The PowerShares MENA Frontier Countries ETF (NASDAQ:PMNA), which tracks an index with exposure to Egypt, Morocco, Oman, Lebanon, Jordan, Kuwait, Bahrain, Qatar and United Arab Emirates, has significantly lagged the performance of oil in the past year. Despite the 98% appreciation of oil price per barrel since March 2009, PMNA has only returned 46%.
Although one might assume that investing in the Middle East ETF equates to investing in oil, this is in fact not the case. While the countries that PMNA invests in have 60% of the world's oil reserves (810.98 billion barrels) and 45% of the world's natural gas reserves (2868.886 Trillion cubic feet), the actual stocks in PMNA have little to do with oil. The top 30 holdings in PMNA, which account for approximately 70% of the ETF weight, are largely telecom, real estate corporations, and banks. November's Dubai World debt crisis certainly didn’t help the ETF’s performance.
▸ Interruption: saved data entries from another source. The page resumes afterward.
# KAISTChangmin/MPMAvatar

Hardware: AMD Instinct MI355X
Metric: MPM substeps/sec (500k particles, 256^3 grid) (higher is better)
Workload: dtype f32; 1 GPU; sheet-500k; scene_name=sheet-497762, n_particles=497762, n_elements=331298, n_vertices=166464, n_traditional=0, n_grid=256, mode=fast, parallelism=single, n_active_nodes=148974, n_collider_nodes=32541, n_mover_nodes=0, n_active_blocks=10021, rebins=10, fallback_particles=0

## Files before the change

mpmavatar_amd/csrc/fast_device.hpp:

```cpp
#pragma once
#include <hip/hip_ext.h>
#include <algorithm>
#include <array>
#include <cstring>
#include <string.h>
#include <cstdlib>
#include <dlfcn.h>

#include <rccl/rccl.h>

#include <atomic>
#include <thread>

#include <rocprim/device/device_radix_sort.hpp>
#include <rocprim/device/device_scan.hpp>

#include "bc.hpp"
#include "ctx.hpp"
#include "mpm_math.hpp"

namespace mpm {
inline namespace fk {


// ... 36 lines not shown
__device__ __forceinline__ void st3(const Soa &a, int c0, int i, V3 v) {
  a.at(c0, i) = v.x; a.at(c0 + 1, i) = v.y; a.at(c0 + 2, i) = v.z;
}
__device__ __forceinline__ M3 ld9(const Soa &a, int c0, int i) {
  return M3{a.at(c0, i), a.at(c0 + 1, i), a.at(c0 + 2, i), a.at(c0 + 3, i), a.at(c0 + 4, i),
            a.at(c0 + 5, i), a.at(c0 + 6, i), a.at(c0 + 7, i), a.at(c0 + 8, i)};
}
__device__ __forceinline__ void st9(const Soa &a, int c0, int i, const M3 &m) {
  a.at(c0, i) = m.a00; a.at(c0 + 1, i) = m.a01; a.at(c0 + 2, i) = m.a02; a.at(c0 + 3, i) = m.a10;
  a.at(c0 + 4, i) = m.a11; a.at(c0 + 5, i) = m.a12; a.at(c0 + 6, i) = m.a20; a.at(c0 + 7, i) = m.a21;
  a.at(c0 + 8, i) = m.a22;
}

enum { A_X = 0, A_V = 3, A_C = 6, A_MASS = 15, A_NC = 16 };
enum { N_STRESS = 0, N_VOL = 9, N_MU = 10, N_LAM = 11, N_NC = 12 };
enum { E_D = 0, E_RINV = 9, E_GAMMA = 12, E_KAPPA = 13, E_NC = 14 };
enum { T_F = 0, T_FT = 9, T_YS = 18, T_NC = 19 };
enum { GCH_MV = 4, GCH_VOUT = 4, GCH_COL = 8, GCH_MOV = 4 };

struct Bufs {
  Soa all, nv, el, tr;
  int *face_orig;
  int *sel;
};

struct Dims {
  int n_p, n_e, n_nv, n_v, n_t;
  int G, NB;
  float dx, inv_dx, grid_lim;
};
// ... 100 lines not shown

enum { SIG_PROGRESS = 1, SIG_DFLAG = 2, SIG_DSEQ = 3, SIG_RING0 = 8, SIG_RING_N = 16, SIG_WORDS = 32 };
static_assert(SIG_RING0 + SIG_RING_N <= SIG_WORDS && (SIG_RING_N & (SIG_RING_N - 1)) == 0, "signal ring must fit its buffer");
enum {
  CNT_FALLBACK = 0, CNT_DROPPED = 1,
  CNT_NCOL = 2, CNT_NMOV = 3,
  CNT_ACTIVE = 4,
  CNT_FACE = 5, CNT_DRIFT = 6,
  CNT_DRIFT_ALL = 7,
  CNT_EXP0 = 8, CNT_EXP1 = 9,
  CNT_LINK_TIMEOUT = 10, CNT_LINK_BAD = 11,
  CNT_LINK_VOTE = 12, CNT_LINK_VOTE_ALL = 13,
  CNT_BODY_MOVES = 14,
  CNT_PAR0 = 16,
  CNT_MMIN = 24, CNT_MMAX = 25, CNT_NSEL = 26,
  CNT_N = 32
};
constexpr int CNT_STATS_N = 8;
static_assert(CNT_NCOL + 1 == CNT_NMOV && CNT_LINK_TIMEOUT + 1 == CNT_LINK_BAD && CNT_LINK_VOTE + 1 == CNT_LINK_VOTE_ALL &&
              CNT_MMIN + 1 == CNT_MMAX && CNT_MMAX + 1 == CNT_NSEL, "counter slots that are copied or cleared as one range");
static_assert(CNT_ACTIVE < CNT_STATS_N && CNT_BODY_MOVES < CNT_PAR0 && CNT_PAR0 + 4 <= CNT_MMIN && CNT_NSEL < CNT_N, "counter layout");

constexpr int PEER_TAB = 8;
struct HaloIn {
  const int *slot;
  const float *buf[PEER_TAB];
  const int *sig[PEER_TAB];
  int n_peers, seq, ch;
};

struct GridPtrs {
  float *mv;
  float *vout;
  float *col;
  float *mov;
// ... 100 lines not shown
    if (m != 0.0f || px != 0.0f || py != 0.0f || pz != 0.0f) { pm[0] = 0.0f; pm[64] = 0.0f; pm[128] = 0.0f; pm[192] = 0.0f; }
    if (l == 0) z.m_flag[blk] = 0;
  }
  if (z.has_col && z.col_flag[blk]) {
    float *pc = z.col + ((size_t)blk * GCH_COL) * 64 + l;
    if (pc[0] != 0.0f) { pc[0] = 0.0f; pc[64] = 0.0f; pc[128] = 0.0f; pc[192] = 0.0f; pc[256] = 0.0f; pc[320] = 0.0f; pc[384] = 0.0f; }
    if (l == 0) z.col_flag[blk] = 0;
  }
  if (z.has_mov) {
    float *pv = z.mov + ((size_t)blk * GCH_MOV) * 64 + l;
    if (pv[0] != 0.0f) { pv[0] = 0.0f; pv[64] = 0.0f; pv[128] = 0.0f; pv[192] = 0.0f; }
  }
}
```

Although we are not fans of passive investment styles, which use a broad bucket of stocks such as the PMNA ETF, International market ETFs like the PMNA are an easy way for US investors to diversify their portfolios in international securities. That said, it is crucial to understand the stock exposure you have in each ETF rather than using the name as a generalization for what you believe you are buying.